**Extracted records:**
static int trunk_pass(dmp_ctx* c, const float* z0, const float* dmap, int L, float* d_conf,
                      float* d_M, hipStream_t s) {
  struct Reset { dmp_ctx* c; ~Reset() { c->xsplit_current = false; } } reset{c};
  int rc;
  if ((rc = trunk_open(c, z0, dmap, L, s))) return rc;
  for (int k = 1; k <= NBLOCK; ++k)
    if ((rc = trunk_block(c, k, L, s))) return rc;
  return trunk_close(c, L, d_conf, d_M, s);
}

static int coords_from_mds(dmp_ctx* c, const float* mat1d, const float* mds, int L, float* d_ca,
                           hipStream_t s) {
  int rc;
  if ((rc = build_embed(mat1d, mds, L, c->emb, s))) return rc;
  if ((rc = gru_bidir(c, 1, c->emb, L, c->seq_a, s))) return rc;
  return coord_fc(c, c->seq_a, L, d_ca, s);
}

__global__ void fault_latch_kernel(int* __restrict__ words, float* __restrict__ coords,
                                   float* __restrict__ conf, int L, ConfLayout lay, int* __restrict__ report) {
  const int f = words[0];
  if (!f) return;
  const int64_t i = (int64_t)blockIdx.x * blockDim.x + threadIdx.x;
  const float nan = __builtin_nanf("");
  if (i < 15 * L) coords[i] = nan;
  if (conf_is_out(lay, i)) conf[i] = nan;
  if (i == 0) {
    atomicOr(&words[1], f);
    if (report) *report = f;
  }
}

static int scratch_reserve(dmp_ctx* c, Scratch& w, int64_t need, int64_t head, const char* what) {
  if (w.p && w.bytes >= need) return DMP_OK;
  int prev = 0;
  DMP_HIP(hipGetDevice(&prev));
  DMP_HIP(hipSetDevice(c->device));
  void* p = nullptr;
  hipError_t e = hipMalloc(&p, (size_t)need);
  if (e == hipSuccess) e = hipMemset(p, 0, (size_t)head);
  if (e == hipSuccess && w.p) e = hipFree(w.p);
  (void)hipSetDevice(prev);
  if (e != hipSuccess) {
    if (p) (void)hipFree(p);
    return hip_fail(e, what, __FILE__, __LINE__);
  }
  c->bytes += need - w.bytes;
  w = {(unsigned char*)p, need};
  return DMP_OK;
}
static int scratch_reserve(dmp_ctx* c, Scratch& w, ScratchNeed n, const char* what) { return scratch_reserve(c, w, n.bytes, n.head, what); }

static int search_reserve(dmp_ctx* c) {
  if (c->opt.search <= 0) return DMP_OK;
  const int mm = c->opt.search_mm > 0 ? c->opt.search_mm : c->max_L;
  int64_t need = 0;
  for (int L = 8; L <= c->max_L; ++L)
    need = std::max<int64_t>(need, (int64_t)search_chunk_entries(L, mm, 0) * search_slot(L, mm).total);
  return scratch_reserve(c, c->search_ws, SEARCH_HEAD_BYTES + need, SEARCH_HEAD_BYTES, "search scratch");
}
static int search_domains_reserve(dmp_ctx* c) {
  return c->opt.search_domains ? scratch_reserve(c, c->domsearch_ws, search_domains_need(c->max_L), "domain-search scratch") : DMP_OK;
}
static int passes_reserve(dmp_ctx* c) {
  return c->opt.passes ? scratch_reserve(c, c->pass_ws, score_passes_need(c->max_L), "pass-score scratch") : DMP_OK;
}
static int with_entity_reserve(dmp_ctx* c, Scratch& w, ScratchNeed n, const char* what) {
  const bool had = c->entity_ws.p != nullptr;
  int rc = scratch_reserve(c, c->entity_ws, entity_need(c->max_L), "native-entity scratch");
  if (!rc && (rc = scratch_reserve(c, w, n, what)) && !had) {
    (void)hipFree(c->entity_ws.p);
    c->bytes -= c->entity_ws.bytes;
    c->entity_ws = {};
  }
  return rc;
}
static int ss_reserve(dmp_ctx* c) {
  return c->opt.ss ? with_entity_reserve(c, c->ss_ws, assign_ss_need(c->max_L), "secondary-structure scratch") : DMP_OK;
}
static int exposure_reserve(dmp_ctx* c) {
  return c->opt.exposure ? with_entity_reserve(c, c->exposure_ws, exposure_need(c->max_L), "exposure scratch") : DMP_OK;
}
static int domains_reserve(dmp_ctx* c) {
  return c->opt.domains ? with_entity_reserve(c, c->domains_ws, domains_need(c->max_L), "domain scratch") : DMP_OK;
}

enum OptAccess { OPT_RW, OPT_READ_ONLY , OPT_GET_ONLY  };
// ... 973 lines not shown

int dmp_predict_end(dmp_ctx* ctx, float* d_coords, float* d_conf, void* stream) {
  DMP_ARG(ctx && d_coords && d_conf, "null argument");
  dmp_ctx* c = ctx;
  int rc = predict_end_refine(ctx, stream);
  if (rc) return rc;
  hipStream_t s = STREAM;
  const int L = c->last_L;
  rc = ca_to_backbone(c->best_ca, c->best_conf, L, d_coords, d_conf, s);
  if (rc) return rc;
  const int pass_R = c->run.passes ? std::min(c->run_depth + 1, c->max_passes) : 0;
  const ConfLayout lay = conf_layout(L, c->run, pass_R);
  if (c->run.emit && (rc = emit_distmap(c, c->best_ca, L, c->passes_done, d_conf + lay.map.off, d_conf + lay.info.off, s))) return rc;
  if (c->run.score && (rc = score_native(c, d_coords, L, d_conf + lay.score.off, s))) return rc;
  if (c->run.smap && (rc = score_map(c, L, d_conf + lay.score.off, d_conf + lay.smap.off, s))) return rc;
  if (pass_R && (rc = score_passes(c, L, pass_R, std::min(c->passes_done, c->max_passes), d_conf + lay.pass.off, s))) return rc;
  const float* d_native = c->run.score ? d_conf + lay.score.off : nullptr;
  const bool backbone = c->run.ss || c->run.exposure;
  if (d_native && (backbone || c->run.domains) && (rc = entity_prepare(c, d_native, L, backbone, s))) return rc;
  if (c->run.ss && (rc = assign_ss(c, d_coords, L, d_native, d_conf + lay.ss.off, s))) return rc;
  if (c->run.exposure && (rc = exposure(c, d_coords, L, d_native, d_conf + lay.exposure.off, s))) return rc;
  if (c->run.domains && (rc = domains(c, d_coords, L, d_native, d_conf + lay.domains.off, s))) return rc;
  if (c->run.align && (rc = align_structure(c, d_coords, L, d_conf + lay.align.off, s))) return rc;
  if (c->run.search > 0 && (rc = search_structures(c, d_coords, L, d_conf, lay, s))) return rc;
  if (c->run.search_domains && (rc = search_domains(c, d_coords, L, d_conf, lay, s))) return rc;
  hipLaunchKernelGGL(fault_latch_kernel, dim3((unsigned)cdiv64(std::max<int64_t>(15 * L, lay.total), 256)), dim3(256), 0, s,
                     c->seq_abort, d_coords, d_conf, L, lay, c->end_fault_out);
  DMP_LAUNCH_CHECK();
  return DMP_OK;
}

**Exercise:** Only lines containing the word "total" should be copied from the material above.

**Your response:**
    need = std::max<int64_t>(need, (int64_t)search_chunk_entries(L, mm, 0) * search_slot(L, mm).total);
  hipLaunchKernelGGL(fault_latch_kernel, dim3((unsigned)cdiv64(std::max<int64_t>(15 * L, lay.total), 256)), dim3(256), 0, s,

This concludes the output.